It calmed me down. It made me think: Maybe he's not trying to go for the throat.

 

Stupid me. I know I am wrong. But I find the calm to be very useful. Can't I still capitalize on that?

 

I'm nervous about talking to my attorney soon. What if he says we have nothing but the lukewarm strategy he's briefly suggested before? An attorney friend may help me put together a litigation plan for my lawyer, but only if we both have time, which is doubtful.

 

In the meantime, I've a work project due tomorrow, one due Wednesday, cases in court twice this month, my son was sick the last few days and he is now staying up late (but CUTE), and my part-time nanny is sick. And on top of it, I'm supposed to prepare for this custody case in one month? This one crazy month??

 

But I've been careful to spend a lot of quality time with my son even while stressed out. I was a nanny before, and I love playing with toddlers. Last night I told him a long story I made up-- one of my specialties. He has to get the words from the context of other words. He was so excited because for the first time, he really "got" the story. I heard him on the baby monitor, re-telling it to his stuffed tiger. Lots of little things like that happening.

 

I don't agree with this law wherein the judge isn't allowed to impose joint custody. In essence, in all contested cases, the judge will be depriving one party of something they have- their legal custodial rights. Where both parents are fit, then one gets their custodial right taken away even though they're a good parent and have done nothing wrong at all-- just because, well, someone has to lose custody. And where one parent is unfit, or borderline unfit, the court dern well better see it, or else it's ruining a kid's life with one wrong decision.

 

I don't like thinking of all the scores of parents who loved and nurtured their kids, and then, without having done anything to deserve or expect it, lost custody. What an unjust law, not allowing a judge to impose joint custody. That law is meant to save court resources, so that parents who can't even agree to joint custody don't end up in court fighting over custodial decisions. Bullsh**t. My H, for example, wants sole custody for reasons that are entirely different from custodial decisions. He wants sole custody even if he would agree on every single custodial decision. And besides that, I'd gladly pay for the extra judicial resources if it means parents aren't needlessly deprived of custody.

 

I just thought of something. If he gets sole custody, he will not allow our child to go to private school, because he can't afford it and won't want to have to pay half. And the public schools around here are not great. But H will not want to pony up. I'd happily pay all the expenses of private school. In fact I've already budgeted for it-- I'm paying my loans on a schedule with that in mind. But if I pay for his schooling entirely, just as I pay for all my son's other stuff, H would probably fear that I'd go to court and ask for it to re-visit custody and to grant me custody instead since I'm the one operating as the custodial parent.
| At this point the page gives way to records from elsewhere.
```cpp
struct bamm_ctx {
    int device = 0;
    hipStream_t stream = nullptr;
    bool own_stream = false;
    uint32_t blocks = 0, threads = 0;
    bool use_grouped = true, use_sparse = true, use_e_fused = true, use_e_list = true, use_fused_update = true, use_adaptive_lists = true, use_update_blocks = true;
    uint32_t list_threshold_pct = 45;
    uint32_t group_size = 0;
    int group_layout = -1;
    bool use_peer_allreduce = false;
    uint32_t peer_timeout_ms = 2000;
    int num_cus = 0;
    std::string name;
    std::mutex scratch_mu;
    std::unordered_map<void*, size_t> scratch_live;
    std::vector<std::pair<void*, size_t>> scratch_idle;
    size_t scratch_idle_bytes = 0, scratch_cap_bytes = 0;
    uint32_t sites_chunk_positions = 0;
    bool scratch_poison = false;
    uint64_t scratch_hits = 0, scratch_misses = 0;
    std::mutex stage_mu;
// ... 45 lines not shown
    float *d_q = nullptr, *d_status = nullptr, *d_trace = nullptr;
    float *d_s_alt = nullptr;
    float *d_qbuf[3] = {nullptr, nullptr, nullptr};
    const float *s_last = nullptr, *q_last = nullptr;
    uint32_t* d_iteration = nullptr;
    uint8_t* d_mask = nullptr;
    long long* d_acc = nullptr;
    long long* d_acc_ring = nullptr;
    size_t acc_stride = 0;
    uint32_t acc_cur = 0;
    bool fusable = false;
    uint32_t fuse_upd_off = 0;
    float* d_s_block = nullptr;
    float* d_v_alt = nullptr;
    float* d_llh[2] = {nullptr, nullptr};
    double* d_upd_partial = nullptr;
    uint32_t* d_upd_ticket = nullptr;
    uint32_t llh_cur = 0;
    bool ring_prev_dirty = false;
    bool acc_external = false;
    bool acc_dirty = false;
    uint32_t fix_shift = 40;
    float* h_status = nullptr;
    unsigned long long* h_tagged = nullptr;
    unsigned long long* d_status_mirror = nullptr;
    uint32_t* d_stop = nullptr;
    const uint32_t* stop_arg = nullptr;
    hipEvent_t opt_events[2] = {nullptr, nullptr};
    uint32_t opt_iteration = 0;
    float opt_llh_prev = 0.0f;
    uint32_t total_blocks = 0;
    std::vector<bamm::EmBucket> ebuckets;
    std::vector<uint32_t*> owned_idx;
    uint32_t threads = 0;
    bool sliced = false;
    std::vector<std::pair<uint32_t, uint32_t>> e_slices, m_slices;
    uint32_t m_slice_logc = 0;
    bool e_fused = false;
    uint32_t m_slice_cap = 0;
    float* d_state = nullptr;
    float* d_list_r = nullptr;
    uint16_t* d_list_p = nullptr;
    uint32_t* d_list_n = nullptr;
    unsigned long long* d_nnz = nullptr;
    uint32_t nnz_prev_slot = 0;
    unsigned long long nnz_limit = 0;
    bool adaptive_lists = true;
    unsigned long long* d_fix_log = nullptr;
    size_t fix_log_words = 0;
    bamm::ExcK* exc = nullptr;
    bool estep_done = false;
    float llh_prev = 0.0f;
    uint32_t host_iteration = 0;
    bamm_allreduce_fn allreduce = nullptr;
    void* allreduce_user = nullptr;
    bamm_comm* comm = nullptr;
    bool comm_verified = false;
    bool peer_on = false;
    bool pass_summed_in_kernel = false;
    uint32_t* d_peer_words = nullptr;
    long long* d_comm_words = nullptr;
    std::string peer_note;
    std::vector<std::pair<hipEvent_t, hipEvent_t>> events;
    uint32_t events_used = 0;
    uint32_t timing_every = 8, pass_no = 0;
    bool timing_now = false;
// ... 121 lines not shown
```

### bammmotif2_amd/csrc/mixed_kernel.h

```cpp
#pragma once
#include "grouped_kernel.h"

namespace bamm {
namespace {

constexpr uint32_t kMixBj = 6u, kMixNe = 3u, kMixBv = kMixBj + kMixNe;

template <int OFF>
__device__ __forceinline__ void lds_add_u64_exec_big(uint32_t byte_addr, unsigned long long v, unsigned long long mask) {
    static_assert(OFF >= 0 && OFF < 65536, "ds offset field");
    lds_add_u64_exec<OFF>(byte_addr, v, mask);
}
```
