# bepu/bepuphysics2

Hardware: NVIDIA B200
Metric: constraint-iterations/sec (solver+integrator) (higher is better)
Workload: dtype f32

## Files before the change

bepuphysics2_b200/csrc/bepu_contacts.cuh:

```cuda
#pragma once
#include "bepu_device_math.cuh"

namespace BEPU_NS {

constexpr int kLanes = 32;

struct GlobalRows { const float* ptr; };
struct GlobalAcc { float* ptr; };
struct StagedRows { uint32_t addr, bar, parity; };
struct StagedAcc { uint32_t addr; float* ptr; };
BEPU_DI float lds_f32(uint32_t addr) {
    float v;
    asm("ld.shared.f32 %0, [%1];" : "=f"(v) : "r"(addr));
    return v;
}
BEPU_DI void rows_ready(GlobalRows) {}
BEPU_DI void rows_ready(StagedRows p) {
    asm volatile(
        "{\n"
        ".reg .pred p;\n"
        "MBAR_WAIT:\n"
        "mbarrier.try_wait.parity.shared::cta.b64 p, [%0], %1;\n"
        "@p bra MBAR_DONE;\n"
        "bra MBAR_WAIT;\n"
// ... 12 lines not shown
BEPU_DI void stacc(StagedAcc a, int r, float v) { __stcs(a.ptr + r * kLanes, v); }

BEPU_DI void penetration_apply(const Inertia& iA, const Inertia& iB, V3 normal, V3 angularA, V3 angularB, float impulse, Velocity& vA, Velocity& vB) {
    V3 dLinA = normal * (impulse * iA.inv_mass);
    V3 dAngA = transform(angularA * impulse, iA.t);
    V3 dLinB = normal * (impulse * iB.inv_mass);
    V3 dAngB = transform(angularB * impulse, iB.t);
    vA.lin = vA.lin + dLinA;
    vA.ang = vA.ang + dAngA;
    vB.lin = vB.lin - dLinB;
    vB.ang = vB.ang + dAngB;
}
BEPU_DI void penetration_warm_start(const Inertia& iA, const Inertia& iB, V3 normal, V3 offsetA, V3 offsetB, float accumulated, Velocity& vA, Velocity& vB) {
    penetration_apply(iA, iB, normal, cross(offsetA, normal), cross(normal, offsetB), accumulated, vA, vB);
}
BEPU_DI void penetration_solve(const Inertia& iA, const Inertia& iB, V3 normal, V3 offsetA, V3 offsetB, float depth, const Springiness& sp, float maxRecovery,
                               float inverseDt, float& accumulated, Velocity& vA, Velocity& vB) {
    V3 angularA = cross(offsetA, normal);
    V3 angularB = cross(normal, offsetB);
    float angularA0 = vector_sandwich(angularA, iA.t);
    float angularB0 = vector_sandwich(angularB, iB.t);
    float linear = iA.inv_mass + iB.inv_mass;
    float effectiveMass = sp.effective_mass_cfm_scale / (linear + angularA0 + angularB0);
    float biasVelocity = fmin_ps(depth * inverseDt, fmin_ps(depth * sp.position_error_to_velocity, maxRecovery));
    float csvaLinear = dot(vA.lin, normal);
    float csvaAngular = dot(vA.ang, angularA);
    float negatedCSVBLinear = dot(vB.lin, normal);
    float csvbAngular = dot(vB.ang, angularB);
    float negatedCSI = accumulated * sp.softness_impulse_scale + (csvaLinear - negatedCSVBLinear + csvaAngular + csvbAngular - biasVelocity) * effectiveMass;
    float previous = accumulated;
    accumulated = fmax_ps(0.0f, accumulated - negatedCSI);
    penetration_apply(iA, iB, normal, angularA, angularB, accumulated - previous, vA, vB);
}
BEPU_DI float updated_depth(float dt, V3 contactOffsetA, V3 offsetB, V3 normal, const Velocity& vA, const Velocity& vB, float depth) {
    V3 contactVelocityA = cross(vA.ang, contactOffsetA) + vA.lin;
    V3 contactOffsetB = contactOffsetA - offsetB;
    V3 contactVelocityB = cross(vB.ang, contactOffsetB) + vB.lin;
    float estimatedDepthChangeVelocity = dot(normal, contactVelocityA - contactVelocityB);
    return depth - estimatedDepthChangeVelocity * dt;
}

BEPU_DI void penetration1_apply(const Inertia& iA, V3 normal, V3 angularA, float impulse, Velocity& vA) {
    V3 dLinA = normal * (impulse * iA.inv_mass);
    V3 dAngA = transform(angularA * impulse, iA.t);
    vA.lin = vA.lin + dLinA;
    vA.ang = vA.ang + dAngA;
}
BEPU_DI void penetration1_solve(const Inertia& iA, V3 normal, V3 offsetA, float depth, const Springiness& sp, float maxRecovery, float inverseDt, float& accumulated,
                                Velocity& vA) {
    V3 angularA = cross(offsetA, normal);
    float angularA0 = vector_sandwich(angularA, iA.t);
    float effectiveMass = sp.effective_mass_cfm_scale / (iA.inv_mass + angularA0);
    float biasVelocity = fmin_ps(depth * inverseDt, fmin_ps(depth * sp.position_error_to_velocity, maxRecovery));
    float csvaLinear = dot(vA.lin, normal);
    float csvaAngular = dot(vA.ang, angularA);
    float negatedCSI = accumulated * sp.softness_impulse_scale + (csvaLinear + csvaAngular - biasVelocity) * effectiveMass;
    float previous = accumulated;
    accumulated = fmax_ps(0.0f, accumulated - negatedCSI);
    penetration1_apply(iA, normal, angularA, accumulated - previous, vA);
}
BEPU_DI float updated_depth1(float dt, V3 contactOffset, V3 normal, const Velocity& v, float depth) {
    V3 contactVelocity = cross(v.ang, contactOffset) + v.lin;
    return depth - dot(normal, contactVelocity) * dt;
}
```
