## Fold list-merge threshold into candidate collection and rescore two tiles per block

```diff
diff --git a/voitta_rag_amd/csrc/prefilter.hip b/voitta_rag_amd/csrc/prefilter.hip
--- a/voitta_rag_amd/csrc/prefilter.hip
+++ b/voitta_rag_amd/csrc/prefilter.hip
@@ -408,11 +408,19 @@
   return __uint_as_float(u);
 }
 
-__global__ __launch_bounds__(256) void collect_candidates_kernel(const float* __restrict__ upper, int64_t n,
-                                                                 const uint64_t* __restrict__ lower_keys, int k,
-                                                                 int32_t* __restrict__ tiles,
-                                                                 int32_t* __restrict__ masks, int32_t* counter) {
-  const uint64_t kth = lower_keys[k - 1];
+constexpr int kCollectThreads = 1024;
+static_assert(kCollectThreads >= kScanBlocks, "lists_kth_lower_bound: a thread per list");
+
+__global__ __launch_bounds__(kCollectThreads) void collect_candidates_kernel(const float* __restrict__ upper, int64_t n,
+                                                                             const uint64_t* __restrict__ lists,
+                                                                             int n_lists, int k,
+                                                                             int32_t* __restrict__ tiles,
+                                                                             int32_t* __restrict__ masks,
+                                                                             int32_t* counter) {
+  __shared__ uint64_t heads[kScanBlocks];
+  __shared__ uint64_t wave_thr[kCollectThreads / 64];
+  __shared__ uint64_t head_thr;
+  const uint64_t kth = lists_kth_lower_bound(lists, n_lists, k, heads, wave_thr, &head_thr);
   const float thr = kth ? key_score(kth) : -3.0e38f;
   const int lane = threadIdx.x & 63;
   const int64_t base = (static_cast<int64_t>(blockIdx.x) * blockDim.x + threadIdx.x) * 4;
@@ -449,7 +457,9 @@
 
 constexpr int kRescoreThreads = 1024;
 constexpr int kRescoreBlocks = 128;
-constexpr int kRescoreChunk = 64;
+constexpr int kRescoreTiles = 2;
+constexpr int kRescoreChunk = 48;
+static_assert(kRescoreBlocks * kRescoreTiles <= kMaxCandTiles, "a block reads its first slots before it knows the tile count");
 
 __global__ __launch_bounds__(kRescoreThreads) void rescore_kernel(const float4* __restrict__ corpus,
                                                                   const float4* __restrict__ q_img, int kblocks,
@@ -459,38 +469,51 @@
                                                                   uint64_t* __restrict__ lists_out,
                                                                   int32_t* __restrict__ out_count) {
   extern __shared__ float4 stage[];
-  __shared__ uint64_t best[kListLen];
+  __shared__ uint64_t best[kRescoreTiles][kListLen];
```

So H will unilaterally decide on public schooling and no expensive medical treatment. If he has sole custody, I can't do anything about that. My son's education and maybe health will take a backseat to my husband's desire for power. And none of that would be the case if a judge could legally just impose joint custody and my H and I both knew it.

 

While I can't change the law, how can I manufacture the same situation? Where joint custody might have to happen even if H would not want it? Hmmmm.

 

I'm thinking, and I got nothing.

 

It's almost enough to make me want to reconcile with H, so I can't possibly lose legal custody. See how desperate I am for an answer?

 

I am about one page away from done with tomorrow's brief. I'll finish it and then I'll feel better.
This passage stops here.